◆ TASK TO COMPLETE
Every line of the records that holds the word "scalars" should be copied.

◆ Saved data entries

• • • • • • •

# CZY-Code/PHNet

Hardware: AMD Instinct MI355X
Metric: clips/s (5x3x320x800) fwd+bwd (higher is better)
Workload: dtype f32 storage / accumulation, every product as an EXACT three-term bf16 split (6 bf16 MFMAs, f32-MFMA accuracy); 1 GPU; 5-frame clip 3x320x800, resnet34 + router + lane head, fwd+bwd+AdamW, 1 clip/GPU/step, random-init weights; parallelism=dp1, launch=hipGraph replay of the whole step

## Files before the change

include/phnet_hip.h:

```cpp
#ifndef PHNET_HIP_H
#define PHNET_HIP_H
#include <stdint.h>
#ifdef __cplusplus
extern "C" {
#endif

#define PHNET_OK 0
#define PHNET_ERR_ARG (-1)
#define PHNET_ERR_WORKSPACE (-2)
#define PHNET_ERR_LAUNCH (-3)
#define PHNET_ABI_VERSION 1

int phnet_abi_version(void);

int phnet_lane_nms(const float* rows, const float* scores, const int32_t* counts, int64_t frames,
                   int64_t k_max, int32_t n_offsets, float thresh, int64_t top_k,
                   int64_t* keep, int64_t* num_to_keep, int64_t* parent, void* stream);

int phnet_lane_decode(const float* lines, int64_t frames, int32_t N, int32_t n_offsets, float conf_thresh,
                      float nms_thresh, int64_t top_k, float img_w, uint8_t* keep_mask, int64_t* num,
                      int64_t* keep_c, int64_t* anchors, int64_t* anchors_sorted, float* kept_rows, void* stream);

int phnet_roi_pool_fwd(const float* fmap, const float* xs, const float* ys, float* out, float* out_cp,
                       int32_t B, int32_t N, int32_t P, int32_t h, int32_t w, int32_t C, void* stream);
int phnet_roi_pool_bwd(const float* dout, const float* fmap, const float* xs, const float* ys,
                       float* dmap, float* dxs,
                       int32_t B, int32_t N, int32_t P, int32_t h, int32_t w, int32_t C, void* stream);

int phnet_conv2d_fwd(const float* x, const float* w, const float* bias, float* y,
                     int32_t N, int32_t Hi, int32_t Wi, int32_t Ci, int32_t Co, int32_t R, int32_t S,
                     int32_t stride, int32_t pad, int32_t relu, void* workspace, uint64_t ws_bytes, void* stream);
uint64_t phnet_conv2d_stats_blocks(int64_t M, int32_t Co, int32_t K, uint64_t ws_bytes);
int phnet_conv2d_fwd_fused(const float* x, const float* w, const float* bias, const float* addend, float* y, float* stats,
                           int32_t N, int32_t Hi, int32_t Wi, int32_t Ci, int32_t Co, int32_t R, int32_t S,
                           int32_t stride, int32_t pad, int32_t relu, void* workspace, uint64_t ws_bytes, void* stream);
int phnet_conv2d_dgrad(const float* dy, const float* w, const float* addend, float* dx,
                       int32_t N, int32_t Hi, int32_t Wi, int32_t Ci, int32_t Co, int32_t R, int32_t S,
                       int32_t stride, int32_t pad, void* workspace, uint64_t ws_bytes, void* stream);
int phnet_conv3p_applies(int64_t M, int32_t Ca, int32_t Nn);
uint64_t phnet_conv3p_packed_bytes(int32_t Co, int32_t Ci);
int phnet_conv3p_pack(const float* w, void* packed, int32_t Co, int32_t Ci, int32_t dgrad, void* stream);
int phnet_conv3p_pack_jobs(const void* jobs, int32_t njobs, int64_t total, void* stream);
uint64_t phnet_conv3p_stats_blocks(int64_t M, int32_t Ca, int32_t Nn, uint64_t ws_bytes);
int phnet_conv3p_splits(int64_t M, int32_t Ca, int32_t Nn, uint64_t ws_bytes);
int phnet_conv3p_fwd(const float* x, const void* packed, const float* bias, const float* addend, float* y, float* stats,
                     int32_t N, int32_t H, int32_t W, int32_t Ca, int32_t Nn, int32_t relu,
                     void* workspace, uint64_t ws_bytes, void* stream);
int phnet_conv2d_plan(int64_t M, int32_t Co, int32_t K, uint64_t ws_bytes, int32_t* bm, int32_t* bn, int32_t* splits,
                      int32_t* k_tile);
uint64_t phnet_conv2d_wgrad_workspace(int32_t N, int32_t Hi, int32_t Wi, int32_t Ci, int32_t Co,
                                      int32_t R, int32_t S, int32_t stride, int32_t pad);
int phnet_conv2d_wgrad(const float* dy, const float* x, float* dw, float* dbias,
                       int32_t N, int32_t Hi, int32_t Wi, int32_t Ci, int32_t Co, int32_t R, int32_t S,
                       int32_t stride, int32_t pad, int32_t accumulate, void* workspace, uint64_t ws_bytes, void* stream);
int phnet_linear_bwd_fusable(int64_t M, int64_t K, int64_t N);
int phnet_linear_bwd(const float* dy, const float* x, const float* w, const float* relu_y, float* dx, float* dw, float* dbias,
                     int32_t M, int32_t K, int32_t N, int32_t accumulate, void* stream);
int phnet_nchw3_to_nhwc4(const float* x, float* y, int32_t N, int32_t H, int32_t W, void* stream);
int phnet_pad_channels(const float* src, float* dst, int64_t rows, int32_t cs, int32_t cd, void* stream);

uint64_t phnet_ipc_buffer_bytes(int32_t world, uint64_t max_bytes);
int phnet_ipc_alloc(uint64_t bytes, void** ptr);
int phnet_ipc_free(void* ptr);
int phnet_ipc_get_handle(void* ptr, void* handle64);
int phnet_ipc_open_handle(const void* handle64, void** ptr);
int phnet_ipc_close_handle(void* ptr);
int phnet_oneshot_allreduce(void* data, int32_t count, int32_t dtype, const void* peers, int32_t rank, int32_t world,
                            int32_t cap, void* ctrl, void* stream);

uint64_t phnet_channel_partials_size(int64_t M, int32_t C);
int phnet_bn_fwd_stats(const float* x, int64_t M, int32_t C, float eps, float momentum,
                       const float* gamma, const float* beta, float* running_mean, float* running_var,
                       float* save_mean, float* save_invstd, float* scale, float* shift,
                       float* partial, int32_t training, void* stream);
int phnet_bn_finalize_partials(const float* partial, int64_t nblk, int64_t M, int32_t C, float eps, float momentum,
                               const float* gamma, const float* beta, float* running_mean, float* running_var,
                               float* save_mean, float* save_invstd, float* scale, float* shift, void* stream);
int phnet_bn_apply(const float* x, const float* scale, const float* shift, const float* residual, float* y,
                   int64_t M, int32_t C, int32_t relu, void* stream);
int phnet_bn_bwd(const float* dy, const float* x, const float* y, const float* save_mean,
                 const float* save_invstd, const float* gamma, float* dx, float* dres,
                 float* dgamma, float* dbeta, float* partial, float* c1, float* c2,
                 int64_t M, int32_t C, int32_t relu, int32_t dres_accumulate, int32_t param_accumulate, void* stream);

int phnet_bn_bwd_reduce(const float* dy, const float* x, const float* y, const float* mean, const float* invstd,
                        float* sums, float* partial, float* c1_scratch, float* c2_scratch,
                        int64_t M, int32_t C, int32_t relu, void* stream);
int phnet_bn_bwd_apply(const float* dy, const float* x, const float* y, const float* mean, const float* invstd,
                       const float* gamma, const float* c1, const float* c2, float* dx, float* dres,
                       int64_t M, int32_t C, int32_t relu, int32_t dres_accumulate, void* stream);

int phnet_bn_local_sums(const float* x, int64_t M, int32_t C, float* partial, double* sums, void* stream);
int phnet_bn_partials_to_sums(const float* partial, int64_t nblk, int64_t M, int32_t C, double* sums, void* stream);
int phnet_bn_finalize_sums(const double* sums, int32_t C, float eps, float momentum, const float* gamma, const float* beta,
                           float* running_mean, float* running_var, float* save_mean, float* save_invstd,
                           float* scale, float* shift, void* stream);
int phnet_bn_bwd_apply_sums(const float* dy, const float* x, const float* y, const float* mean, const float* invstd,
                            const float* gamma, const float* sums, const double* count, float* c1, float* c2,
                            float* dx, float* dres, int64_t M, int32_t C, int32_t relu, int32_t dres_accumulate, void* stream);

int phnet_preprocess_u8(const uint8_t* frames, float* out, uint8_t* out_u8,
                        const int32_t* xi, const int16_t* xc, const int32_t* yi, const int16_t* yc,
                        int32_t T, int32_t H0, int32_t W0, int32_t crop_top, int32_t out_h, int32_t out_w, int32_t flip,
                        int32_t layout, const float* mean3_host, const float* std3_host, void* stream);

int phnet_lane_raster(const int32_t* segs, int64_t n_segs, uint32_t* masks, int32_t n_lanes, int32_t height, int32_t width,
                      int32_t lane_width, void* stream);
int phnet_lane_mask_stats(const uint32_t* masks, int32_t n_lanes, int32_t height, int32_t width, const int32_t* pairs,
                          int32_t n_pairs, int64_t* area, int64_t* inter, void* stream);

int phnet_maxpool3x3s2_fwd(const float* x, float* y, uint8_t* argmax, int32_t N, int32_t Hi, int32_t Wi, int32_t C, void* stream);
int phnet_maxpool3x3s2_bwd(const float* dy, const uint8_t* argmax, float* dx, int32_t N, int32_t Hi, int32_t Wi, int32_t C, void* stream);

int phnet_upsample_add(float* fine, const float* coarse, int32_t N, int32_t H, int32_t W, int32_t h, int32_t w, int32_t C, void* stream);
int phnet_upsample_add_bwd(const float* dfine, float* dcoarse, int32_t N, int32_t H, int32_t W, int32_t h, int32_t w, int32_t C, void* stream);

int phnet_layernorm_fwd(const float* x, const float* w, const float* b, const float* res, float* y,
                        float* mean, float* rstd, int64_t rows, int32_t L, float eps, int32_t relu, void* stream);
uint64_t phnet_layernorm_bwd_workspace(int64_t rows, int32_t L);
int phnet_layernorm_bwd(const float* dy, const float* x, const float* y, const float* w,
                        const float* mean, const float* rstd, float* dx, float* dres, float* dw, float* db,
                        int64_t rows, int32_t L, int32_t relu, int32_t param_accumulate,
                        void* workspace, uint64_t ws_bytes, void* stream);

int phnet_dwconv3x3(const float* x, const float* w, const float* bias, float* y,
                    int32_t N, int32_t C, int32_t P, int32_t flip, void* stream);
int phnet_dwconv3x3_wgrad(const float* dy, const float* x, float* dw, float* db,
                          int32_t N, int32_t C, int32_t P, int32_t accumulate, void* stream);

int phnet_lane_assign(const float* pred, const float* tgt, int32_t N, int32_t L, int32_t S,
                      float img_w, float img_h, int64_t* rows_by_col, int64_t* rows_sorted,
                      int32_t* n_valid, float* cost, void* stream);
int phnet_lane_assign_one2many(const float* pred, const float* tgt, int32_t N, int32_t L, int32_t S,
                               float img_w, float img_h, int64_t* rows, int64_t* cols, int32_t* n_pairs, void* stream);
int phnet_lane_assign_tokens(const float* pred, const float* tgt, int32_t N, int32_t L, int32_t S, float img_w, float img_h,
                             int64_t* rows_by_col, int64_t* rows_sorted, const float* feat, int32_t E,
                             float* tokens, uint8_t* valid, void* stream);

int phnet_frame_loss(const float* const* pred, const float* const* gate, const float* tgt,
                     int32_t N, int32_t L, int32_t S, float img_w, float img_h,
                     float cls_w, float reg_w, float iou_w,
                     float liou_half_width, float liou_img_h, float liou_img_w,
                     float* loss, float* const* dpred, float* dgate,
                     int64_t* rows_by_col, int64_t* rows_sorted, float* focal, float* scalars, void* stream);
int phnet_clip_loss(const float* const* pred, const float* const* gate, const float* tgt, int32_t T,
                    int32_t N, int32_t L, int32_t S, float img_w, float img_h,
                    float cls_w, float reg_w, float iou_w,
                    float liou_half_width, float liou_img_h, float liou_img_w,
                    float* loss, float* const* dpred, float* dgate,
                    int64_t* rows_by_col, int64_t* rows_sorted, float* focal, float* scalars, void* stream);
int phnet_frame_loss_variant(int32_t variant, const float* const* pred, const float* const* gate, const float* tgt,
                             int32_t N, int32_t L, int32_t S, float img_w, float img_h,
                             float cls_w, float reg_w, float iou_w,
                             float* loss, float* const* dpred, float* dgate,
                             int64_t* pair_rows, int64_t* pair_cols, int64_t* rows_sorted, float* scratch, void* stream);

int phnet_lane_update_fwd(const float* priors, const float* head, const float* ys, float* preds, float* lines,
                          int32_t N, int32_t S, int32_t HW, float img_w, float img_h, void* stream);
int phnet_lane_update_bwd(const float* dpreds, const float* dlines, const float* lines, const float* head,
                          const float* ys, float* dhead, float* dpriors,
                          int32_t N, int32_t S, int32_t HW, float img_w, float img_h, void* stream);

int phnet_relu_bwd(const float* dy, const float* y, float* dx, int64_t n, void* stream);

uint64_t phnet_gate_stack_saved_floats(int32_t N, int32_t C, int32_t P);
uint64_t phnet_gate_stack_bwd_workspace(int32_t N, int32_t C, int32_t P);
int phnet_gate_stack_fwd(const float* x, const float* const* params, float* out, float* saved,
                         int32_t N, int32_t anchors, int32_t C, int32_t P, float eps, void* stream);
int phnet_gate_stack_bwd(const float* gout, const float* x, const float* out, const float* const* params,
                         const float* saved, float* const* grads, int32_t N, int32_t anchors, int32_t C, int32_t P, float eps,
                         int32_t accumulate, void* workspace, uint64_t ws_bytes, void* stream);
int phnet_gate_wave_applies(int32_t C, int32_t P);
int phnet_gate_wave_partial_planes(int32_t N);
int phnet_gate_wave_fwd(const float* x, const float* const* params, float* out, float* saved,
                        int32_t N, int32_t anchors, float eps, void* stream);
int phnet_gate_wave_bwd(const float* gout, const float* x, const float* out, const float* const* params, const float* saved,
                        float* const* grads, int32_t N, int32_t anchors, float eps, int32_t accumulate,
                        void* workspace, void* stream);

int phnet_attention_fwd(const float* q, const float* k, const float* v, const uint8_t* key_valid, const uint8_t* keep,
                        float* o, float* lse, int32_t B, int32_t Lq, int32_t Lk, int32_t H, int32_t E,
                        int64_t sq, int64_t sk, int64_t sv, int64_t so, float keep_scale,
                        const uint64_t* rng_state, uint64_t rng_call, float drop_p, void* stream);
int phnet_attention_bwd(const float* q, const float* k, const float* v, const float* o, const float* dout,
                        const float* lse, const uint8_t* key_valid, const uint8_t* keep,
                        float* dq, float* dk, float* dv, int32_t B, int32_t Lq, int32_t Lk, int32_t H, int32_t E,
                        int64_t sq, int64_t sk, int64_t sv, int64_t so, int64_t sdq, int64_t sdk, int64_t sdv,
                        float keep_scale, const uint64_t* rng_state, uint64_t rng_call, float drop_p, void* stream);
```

• • • • • • •

◆ ANSWER SPACE
                     int64_t* rows_by_col, int64_t* rows_sorted, float* focal, float* scalars, void* stream);
                    int64_t* rows_by_col, int64_t* rows_sorted, float* focal, float* scalars, void* stream);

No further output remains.